Krista's boyfriend gave her a beautiful red rose when he came to pick her up for the night. As she was looking at the rose, thinking about how sweet he was for bringing it, she noticed what a perfect parabola the rose made (the vertex at the stem). Quickly, in her head, she figured out that the equation for the parabola formed was (x-2)2=8(y+1). Find the vertex, focus, and the directrix of the equation if it were graphed.
To Solve:
To find the vertex, look at what is INSIDE the parentheses. You'll be able to find the coordinate from that. From (x-2), the -2 means that the x coordinate will be 2. Always take the opposite number from what the equation gives. Given that information, the y coordinate will be -1.
VERTEX: (2, -1)
Since X is squared, the directrix of the parabola will be parallel to the x-axis.
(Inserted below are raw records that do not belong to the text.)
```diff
@@ -1144,7 +1164,7 @@
         }
         if (wv == 1) wstamp(14);
         double cv[XW_NCOH], cvl = 0.0;
-        if (wv == 1) {
+        if (wv == 1 && !helper) {
             int sr = s_r + y - rr0, sc = s_c + x - rc0;
             const bool ok = cpos_ok && sr >= 0 && sr < src.A.h && sc >= 0 && sc < src.A.w;
             sr = ok ? sr : 0;
@@ -1223,6 +1243,12 @@
             full = ns > RESCORE_SEGCAP || force_full;
             if (tid == 0) sfull = full ? 1 : 0;
             if (trace && tid == 0) trace[XW_TRACE_N - 1] = (unsigned long long)(full ? a.nseg : ns);
+            if constexpr (SPLIT) {
+                if (!full && ns >= XS_SHARE_MIN) {
+                    xs_rank(slist, ns, t3, 192);
+                    sync3(&bar3, 3, lane);
+                }
+            }
         }
 
         auto coherence = [&]() {
@@ -1271,13 +1297,26 @@
         XsFix fx;
         const int dr = wv == 0 ? 0 : wv - 1;
         long nit = CMP ? 0 : full ? a.nseg : ns;
-        if (wv != 1 && (CMP || nit > 0)) {
-            w = xs_window(a, CMP ? seed : full ? 0 : slist[0]);
+        auto mine_from = [&](long k) {
+            if constexpr (SPLIT) {
+                if (!full)
+                    while (k < nit && xs_helpers(slist[k] >> XS_RANK_SH) != helper) ++k;
+            }
+            return k;
+        };
+        auto seg_of = [&](long k) -> long {
+            if constexpr (SPLIT) return full ? k : (long)(slist[k] & XS_SEG_MASK);
+            else return full ? k : (long)slist[k];
+        };
+        if (helper && full) nit = 0;
+        long si0 = CMP ? 0 : mine_from(0);
+        if (wv != 1 && (CMP || si0 < nit)) {
+            w = xs_window(a, CMP ? seed : seg_of(si0));
             xs_dma(w, src.A, win, dr, lane, fx);
         }
         if (wv == 1) {
-            coherence();
-        } else if (CMP || nit > 0) {
+            if (!helper) coherence();
+        } else if (CMP || si0 < nit) {
             win_dma_wait();
             xs_fix(fx, win, 64 * dr + lane);
         }
@@ -1291,8 +1330,13 @@
                 ns = scount;
                 full = sfull != 0;
                 nit = full ? a.nseg : ns;
-                if (nit > 0) w = xs_window(a, full ? 0 : slist[0]);
-            }
+                if (helper && full) nit = 0;
+                si0 = mine_from(0);
+                if (si0 < nit) w = xs_window(a, seg_of(si0));
+            }
+        }
+        if constexpr (SPLIT && !CMP) {
+            if (helper && (full || ns < XS_SHARE_MIN)) return;
         }
         long nscan = nit;
         XsPre pre;
@@ -1342,28 +1386,39 @@
             nit = full ? a.nseg : ns;
             nscan = nit + 1;
             if (trace && tid == 0) trace[XW_TRACE_N - 1] = (unsigned long long)nscan;
-            if (nit > 0) {
-                wn = xs_window(a, full ? 0 : slist[0]);
+            if constexpr (SPLIT) {
+                if (helper && (full || ns < XS_SHARE_MIN)) return;
+                if (!full && ns >= XS_SHARE_MIN) {
+                    xs_rank(slist, ns, tid, 256);
+                    __syncthreads();
+                }
+            }
+            si0 = mine_from(0);
+            if (si0 < nit) {
+                wn = xs_window(a, seg_of(si0));
                 xs_pre_load(wn, src.A, tid, pre);
             }
         }
-        for (long si = 0; si < nit; ++si) {
-            if (si > 0 || CMP) {
+        for (long si = si0; si < nit;) {
+            const bool first = si == si0;
+            const long sn = mine_from(si + 1);
+            if (!first || CMP) {
                 __syncthreads();
                 xs_pre_store(pre, win, tid);
                 w = wn;
                 __syncthreads();
             }
-            if (si + 1 < nit) {
-                wn = xs_window(a, full ? si + 1 : slist[si + 1]);
+            if (sn < nit) {
+                wn = xs_window(a, seg_of(sn));
                 xs_pre_load(wn, src.A, tid, pre);
             }
-            if (!CMP && si == 0) {
+            if (!CMP && first) {
                 xw_stamp(trace, 4);
                 if (wv == 0) wstamp(11);
             }
             rescore_rows();
-            if (!CMP && si == 0 && wv == 0) wstamp(12);
+            if (!CMP && first && wv == 0) wstamp(12);
+            si = sn;
         }
         for (int o = 32; o > 0; o >>= 1) {
             const double od = __shfl_xor(bd, o);
@@ -1404,11 +1459,52 @@
         xw_stamp(trace, 5);
         if (wv != 0) return;
         if constexpr (ROT) {
-            if (nxt) rot_dma();
+            if (nxt && !helper) rot_dma();
         }
         XRec lb{INFINITY, LLONG_MAX, 0.0, 0.0};
 #pragma unroll
         for (int k = 0; k < 4; ++k) xrec_take(lb, XRec{bds[k], bis[k], bwd[k], bvl[k]});
+        if constexpr (SPLIT) {
+            unsigned long long *xb = a.xbox + 8 * (long)y + (lane & 7);
+            if (helper) {
+                const unsigned long long q = (lane & 6) == 0 ? (unsigned long long)__double_as_longlong(lb.d)
+                                           : (lane & 6) == 2 ? (unsigned long long)lb.i
+                                           : (lane & 6) == 4 ? (unsigned long long)__double_as_longlong(lb.wd)
+                                                             : (unsigned long long)__double_as_longlong(lb.val);
+                if (lane < 8)
+                    __hip_atomic_store(xb, dgran(t + 1, (unsigned int)(lane & 1 ? q >> 32 : q)), __ATOMIC_RELAXED,
+                                       __HIP_MEMORY_SCOPE_AGENT);
+                if (lane == 0) atomicAdd(&g_xsplit_cnt[0], 1ULL);
+                return;
+            }
+            if (!full && ns >= XS_SHARE_MIN) {
+                unsigned long long g = 0;
+                bool dead = false;
+                const unsigned long long t0 = __builtin_amdgcn_s_memrealtime();
+                for (;;) {
+                    g = __hip_atomic_load(xb, __ATOMIC_RELAXED, __HIP_MEMORY_SCOPE_AGENT);
+                    if (__all((unsigned)(g >> 32) == (unsigned)(t + 1))) break;
+                    if (__builtin_amdgcn_s_memrealtime() - t0 > PEER_TIMEOUT_TICKS) {
+                        if (lane == 0) atomicOr(a.err, 1u);
+                        dead = true;
+                        break;
+                    }
+                    __builtin_amdgcn_s_sleep(1);
+                }
+                if (a.stats && lane == 0)
+                    atomicAdd(&stats_slot(a.stats, i)[4], __builtin_amdgcn_s_memrealtime() - t0);
+                if (!dead) {
+                    auto word = [&](int k) {
+                        return ((unsigned long long)(unsigned)__shfl((int)(unsigned)g, k + 1) << 32) |
+                               (unsigned)__shfl((int)(unsigned)g, k);
+                    };
+                    const XRec hr{__longlong_as_double((long long)word(0)), (long long)word(2),
+                                  __longlong_as_double((long long)word(4)), __longlong_as_double((long long)word(6))};
+                    if (lane == 0 && (hr.d < lb.d || (hr.d == lb.d && hr.i < lb.i))) atomicAdd(&g_xsplit_cnt[1], 1ULL);
+                    xrec_take(lb, hr);
+                }
+            }
+        }
         xw_stamp(trace, 6);
         own = xw_finish(a, i, y, x, lane, lb, cs, csval, (unsigned int)(nscan * a.seg_rows), ns, full, trace);
     }
@@ -1429,6 +1525,14 @@
     else IA_HIP(hipFuncGetAttributes(&at, reinterpret_cast<const void *>(&ia::k_xstrip<false, false>)));
     *lds = (int)at.sharedSizeBytes;
     *vgprs = at.numRegs;
+    return IA_OK;
+}
+
+extern "C" int ia_diag_xsplit_counts(unsigned long long *out) {
+    IA_ARG(out, "ia_diag_xsplit_counts: bad args");
+    IA_HIP(hipDeviceSynchronize());
+    IA_HIP(hipMemcpyFromSymbol(out, HIP_SYMBOL(ia::g_xsplit_cnt), 2 * sizeof(unsigned long long), 0,
+                               hipMemcpyDeviceToHost));
     return IA_OK;
 }
 
@@ -1452,8 +1556,13 @@
     const bool b = njobs > 1;
     IA_ARG(!a.restc || (RK_BUILT && form == XW_STRIP && a.rot && !b && a.rmax && a.q16),
            "launch_xwave: a compact wave is one job of an R16 strip level");
+    IA_ARG(!a.xbox || (form == XW_STRIP && a.rot && !b && !a.f.px.nranks && a.nseg <= XS_SEG_MASK + 1),
+           "launch_xwave: split candidates are for one unsharded job of an R16 strip level");
     if (form == XW_STRIP) {
-        if (a.restc) {
+        if (a.xbox) {
+            if (a.restc) k_xstrip<false, true, true, true><<<grid, 256, 0, st>>>(a);
+            else k_xstrip<false, true, false, true><<<grid, 256, 0, st>>>(a);
+        } else if (a.restc) {
             k_xstrip<false, true, true><<<grid, 256, 0, st>>>(a);
         } else if (a.rot) {
             if (b) k_xstrip<true, true><<<grid, 256, 0, st>>>(a);
diff --git a/include/ia_diag.h b/include/ia_diag.h
--- a/include/ia_diag.h
+++ b/include/ia_diag.h
@@ -28,6 +28,9 @@
 long ia_diag_set_compact_min_rows(long rows);
 int ia_diag_wave_compact(int W, int t);
 long ia_diag_compact_waves(void);
+long ia_diag_set_xsplit_min_rows(long rows);
+int ia_diag_xsplit_grid(int eligible, long nrows, int R);
+int ia_diag_xsplit_counts(unsigned long long *out);
 int ia_diag_set_rescore_mode(int mode);
 int ia_diag_set_db_build_form(int tiled);
 int ia_diag_set_pyr_form(int stream, int oh);
```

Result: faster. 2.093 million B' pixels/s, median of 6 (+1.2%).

Look at the standard form equation again.. (x-h)2=4p(y-k) .. find p.
8=4p
p=2
Since p is positive, the parabola opens upward. And since p=2, the distance from the vertex to the focus is 2. So what's the coordinate of the focus then?
FOCUS: (2, 1)
The distance between the vertex and the focus is the same as the distance between the vertex and the directrix, so to find the equation for the directrix, subtract 2 from the y coordinate of the vertex. And that would make the equation of the directrix what?
DIRECTRIX: y=-3
Now, graph it!
A mistake is evidence that somebody tried to accomplish something.
~Anonymous~
This quote helps us remember that even though we make mistakes, at least we are trying.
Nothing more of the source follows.